● Exercise aim
The lines below that include the word "lane" are to be reported.

● Extracted material
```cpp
int icap_im2col_patches(int32_t dtype, int32_t B, int32_t C, int32_t HW, int32_t patch,
                        const float* pixels, void* patches, void* stream);
int icap_vit_embed(int32_t dtype, int32_t B, int32_t G2, int32_t D, const void* patch_emb,
                   const float* cls, const float* pos, void* x, void* stream);
int icap_patch_embed(int32_t B, int32_t C, int32_t HW, int32_t patch, int32_t NP, int32_t N, const float* pixels,
                     const void* w, int64_t ldw, int32_t Kp, const float* bias, const float* pos, const float* prefix,
                     void* out, int64_t ldo, void* stream);
int icap_prefix_embed(int32_t dtype, int32_t B, int32_t G2, int32_t NP, int32_t D, const void* patch_emb,
                      const float* prefix, const float* pos, void* x, void* stream);
int icap_rope_patches(int32_t dtype, int32_t B, int32_t S, int32_t NP, int32_t H, int32_t hd, void* qkv,
                      int64_t ld_qkv, const float* cos_t, const float* sin_t, void* stream);
int icap_l2norm_rows(int32_t dtype, int64_t rows, int64_t D, const void* x, int64_t ldx,
                     float* out, int64_t ldo, void* stream);

int icap_greedy_next(int32_t dtype, int32_t B, int64_t V, const void* logits, int64_t ld,
                     int64_t eos, const int64_t* forced, int32_t* finished, int64_t* tokens, int64_t ld_tokens,
                     int32_t step, const void* wte, const void* wpe, int32_t pos, int32_t D,
                     void* x, void* stream);
int icap_topp_sample(int32_t dtype, int32_t B, int64_t V, const void* logits, int64_t ld, float temperature,
                     float top_p, const int32_t* finished, uint64_t seed, const uint64_t* seed_ptr,
                     int32_t step, int64_t eos, int64_t* out, void* stream);
typedef struct {
  int32_t B, W, V, max_len;
  int32_t eos; float length_penalty;
// ... 39 lines not shown
```

Baseline: 14600.

## Fuse mapper weight transposes into the AdamW update kernel

Adds a segmented AdamW kernel that, for mapper weight matrices inside the flat buffer, writes the bf16 copy and also stages it through shared memory to write the transposed copy. This removes the separate transpose_batch pass after the optimizer step. It also switches the param and moment loads and stores to nontemporal accesses. The cost is a host-side plan (sort, std::vector, a large struct passed by value as a kernel argument), a linear segment search in every block, and a fallback transpose for items that cannot be tiled.

```diff
diff --git a/gpt2-image-captioning_amd/csrc/elementwise.hip b/gpt2-image-captioning_amd/csrc/elementwise.hip
--- a/gpt2-image-captioning_amd/csrc/elementwise.hip
+++ b/gpt2-image-captioning_amd/csrc/elementwise.hip
@@ -1,6 +1,9 @@
 #include "common.h"
 
 #include <math.h>
+
+#include <algorithm>
+#include <vector>
 
 namespace icap {
 
@@ -602,6 +605,117 @@
       adam_one(p, G[i], m, v, clip, decay, w1, beta2, w2, step_size, bc2s, eps);
       P[i] = p; M1[i] = m; M2[i] = v;
       if (out16) out16[i] = f2bf(p);
+    }
+  }
+}
+
+constexpr int ADAM_ITEMS = 32;
+constexpr int ADAM_SEGS = 2 * ADAM_ITEMS + 1;
+constexpr int ADAM_TR = 64, ADAM_TC = 256, ADAM_TLD = ADAM_TC + 2;
+constexpr int ADAM_UNIT4 = 4096;
+struct AdamPlan {
+  int nseg;
+  int32_t off[ADAM_SEGS + 1];
+  int64_t start[ADAM_SEGS];
+  int64_t rows[ADAM_SEGS];
+  int64_t cols[ADAM_SEGS];
+  uint16_t* dst[ADAM_SEGS];
+  int64_t ldd[ADAM_SEGS];
+};
+
+typedef float adam_f4_t __attribute__((ext_vector_type(4)));
+__device__ __forceinline__ float4 adam_ld4(const float* x, int64_t i4) {
+  const adam_f4_t t = __builtin_nontemporal_load(reinterpret_cast<const adam_f4_t*>(x) + i4);
+  return make_float4(t.x, t.y, t.z, t.w);
+}
+__device__ __forceinline__ void adam_st4(float* x, int64_t i4, const float4& v) {
+  const adam_f4_t t = {v.x, v.y, v.z, v.w};
+  __builtin_nontemporal_store(t, reinterpret_cast<adam_f4_t*>(x) + i4);
+}
+
+__global__ __launch_bounds__(256) void adam_update_items_kernel(int64_t n, float* __restrict__ P,
+                                                               const float* __restrict__ G, float* __restrict__ M1,
+                                                               float* __restrict__ M2, bf16_t* __restrict__ out16,
+                                                               const AdamState* __restrict__ st, float beta1,
+                                                               float beta2, float eps, AdamPlan pl) {
+  __shared__ __attribute__((aligned(16))) uint16_t tile[ADAM_TR * ADAM_TLD];
+  const float clip = st->clip, decay = st->decay, step_size = st->step_size, bc2s = st->bc2_sqrt;
+  const float w1 = 1.f - beta1, w2 = 1.f - beta2;
+  const int bid = blockIdx.x, tid = threadIdx.x;
+  int s = 0;
+  while (s + 1 < pl.nseg && bid >= pl.off[s + 1]) ++s;
+  const int64_t u = bid - pl.off[s];
+  const int64_t base = pl.start[s], rows = pl.rows[s], cols = pl.cols[s];
+  int64_t r0 = 0, c0 = 0;
+  const int lane = tid & 63, w = tid >> 6;
+  if (rows) {
+    const int64_t tx = (cols + ADAM_TC - 1) / ADAM_TC;
+    const int64_t ty = u / tx;
+    r0 = ty * ADAM_TR;
+    c0 = (u - ty * tx) * ADAM_TC;
+  }
+#pragma unroll 1
+  for (int k0 = 0; k0 < 16; k0 += 4) {
+    int64_t i4[4];
+    float4 p[4], g[4], m[4], v[4];
+#pragma unroll
+    for (int q = 0; q < 4; ++q) {
+      const int k = k0 + q;
+      if (rows) {
+        const int64_t c = c0 + 4 * lane;
+        i4[q] = c < cols ? (base + (r0 + w + 4 * k) * cols + c) >> 2 : -1;
+      } else {
+        const int64_t j = u * ADAM_UNIT4 + k * 256 + tid;
+        i4[q] = j < cols ? (base >> 2) + j : -1;
+      }
+      if (i4[q] >= 0) {
+        p[q] = adam_ld4(P, i4[q]);
+        g[q] = reinterpret_cast<const float4*>(G)[i4[q]];
+        m[q] = adam_ld4(M1, i4[q]);
+        v[q] = adam_ld4(M2, i4[q]);
+      }
+    }
+#pragma unroll
+    for (int q = 0; q < 4; ++q) {
+      if (i4[q] < 0) continue;
+      adam_one(p[q].x, g[q].x, m[q].x, v[q].x, clip, decay, w1, beta2, w2, step_size, bc2s, eps);
+      adam_one(p[q].y, g[q].y, m[q].y, v[q].y, clip, decay, w1, beta2, w2, step_size, bc2s, eps);
+      adam_one(p[q].z, g[q].z, m[q].z, v[q].z, clip, decay, w1, beta2, w2, step_size, bc2s, eps);
+      adam_one(p[q].w, g[q].w, m[q].w, v[q].w, clip, decay, w1, beta2, w2, step_size, bc2s, eps);
+      adam_st4(P, i4[q], p[q]);
+      adam_st4(M1, i4[q], m[q]);
+      adam_st4(M2, i4[q], v[q]);
+      const uint2 o = make_uint2(f2bf2(p[q].x, p[q].y), f2bf2(p[q].z, p[q].w));
+      *reinterpret_cast<uint2*>(out16 + 4 * i4[q]) = o;
+      if (rows) {
+        uint32_t* t = reinterpret_cast<uint32_t*>(&tile[(w + 4 * (k0 + q)) * ADAM_TLD + 4 * lane]);
+        t[0] = o.x;
+        t[1] = o.y;
+      }
+    }
+  }
+  if (rows) {
+    __syncthreads();
+    uint16_t* dst = pl.dst[s];
+    const int64_t ldd = pl.ldd[s];
+#pragma unroll
+    for (int h = 0; h < 8; ++h) {
+      const int idx = tid + 256 * h;
+      const int rq = idx & 7, c = idx >> 3;
+      if (c0 + c >= cols) continue;
+      uint32_t x[4];
+#pragma unroll
+      for (int e = 0; e < 4; ++e)
+        x[e] = (uint32_t)tile[(8 * rq + 2 * e) * ADAM_TLD + c] | ((uint32_t)tile[(8 * rq + 2 * e + 1) * ADAM_TLD + c] << 16);
+      *reinterpret_cast<uint4*>(dst + (c0 + c) * ldd + r0 + 8 * rq) = make_uint4(x[0], x[1], x[2], x[3]);
+    }
+  }
+  if (bid == 0) {
+    for (int64_t i = (n & ~(int64_t)3) + tid; i < n; i += 256) {
+      float p = P[i], m = M1[i], v = M2[i];
+      adam_one(p, G[i], m, v, clip, decay, w1, beta2, w2, step_size, bc2s, eps);
+      P[i] = p; M1[i] = m; M2[i] = v;
+      out16[i] = f2bf(p);
     }
   }
 }
@@ -1453,6 +1567,60 @@
                "icap_adamw_step: buffers must be 16-byte aligned");
   ICAP_REQUIRE(a->bf16_out == nullptr || (reinterpret_cast<uintptr_t>(a->bf16_out) & 7) == 0,
                "icap_adamw_step: bf16_out must be 8-byte aligned");
+  AdamPlan pl;
+  pl.nseg = 0;
+  pl.off[0] = 0;
+  std::vector<icap_transpose_item> rest_v;
+  ICAP_REQUIRE(a->n_items >= 0 && (a->n_items == 0 || (a->items && a->bf16_out)),
+               "icap_adamw_step: items need an item array and bf16_out");
+  if (a->n_items > 0) {
+    std::vector<icap_adamw_item> its(a->items, a->items + a->n_items);
+    std::sort(its.begin(), its.end(),
+              [](const icap_adamw_item& x, const icap_adamw_item& y) { return x.offset < y.offset; });
+    const bool out_ok = (reinterpret_cast<uintptr_t>(a->bf16_out) & 15) == 0;
+    int64_t cur = 0, total = 0;
+    int taken = 0;
+    auto flat_run = [&](int64_t lo, int64_t hi) {
+      const int64_t len4 = (hi - lo) >> 2;
+      if (len4 <= 0) return;
+      const int k = pl.nseg++;
+      pl.start[k] = lo; pl.rows[k] = 0; pl.cols[k] = len4; pl.dst[k] = nullptr; pl.ldd[k] = 0;
+      total += (len4 + ADAM_UNIT4 - 1) / ADAM_UNIT4;
+      pl.off[k + 1] = (int32_t)total;
+    };
+    int64_t prev_end = 0;
+    for (const icap_adamw_item& it : its) {
+      ICAP_REQUIRE(it.dst && it.offset >= 0 && it.rows >= 0 && it.cols >= 0 && it.ldd >= it.rows &&
+                       (it.cols == 0 || it.rows <= (a->n - it.offset) / it.cols) && it.offset <= a->n,
+                   "icap_adamw_step: item outside the flat buffer or ldd < rows");
+      ICAP_REQUIRE(it.offset >= prev_end, "icap_adamw_step: items overlap");
+      const int64_t end = it.offset + it.rows * it.cols;
+      prev_end = end;
+      if (it.rows == 0 || it.cols == 0) continue;
+      const bool tile = out_ok && taken < ADAM_ITEMS && it.offset % 8 == 0 && it.rows % ADAM_TR == 0 &&
+                        it.cols % 8 == 0 && it.ldd % 8 == 0 && (reinterpret_cast<uintptr_t>(it.dst) & 15) == 0;
+      if (!tile) {
+        rest_v.push_back(icap_transpose_item{static_cast<const uint16_t*>(a->bf16_out) + it.offset, it.cols, it.dst,
+                                             it.ldd, it.rows, it.cols});
+        continue;
+      }
+      flat_run(cur, it.offset);
+      const int k = pl.nseg++;
+      pl.start[k] = it.offset; pl.rows[k] = it.rows; pl.cols[k] = it.cols;
+      pl.dst[k] = static_cast<uint16_t*>(it.dst); pl.ldd[k] = it.ldd;
+      total += (it.rows / ADAM_TR) * ((it.cols + ADAM_TC - 1) / ADAM_TC);
+      ICAP_REQUIRE(total < (1ll << 31), "icap_adamw_step: too many tiles");
+      pl.off[k + 1] = (int32_t)total;
+      cur = end;
+      ++taken;
+    }
+    if (taken) {
+      flat_run(cur, a->n);
+      ICAP_REQUIRE(total < (1ll << 31), "icap_adamw_step: too many blocks");
+    }
+  }
+  const int32_t n_rest = (int32_t)rest_v.size();
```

● Answer to the exercise
+  const int lane = tid & 63, w = tid >> 6;
+        const int64_t c = c0 + 4 * lane;
+        uint32_t* t = reinterpret_cast<uint32_t*>(&tile[(w + 4 * (k0 + q)) * ADAM_TLD + 4 * lane]);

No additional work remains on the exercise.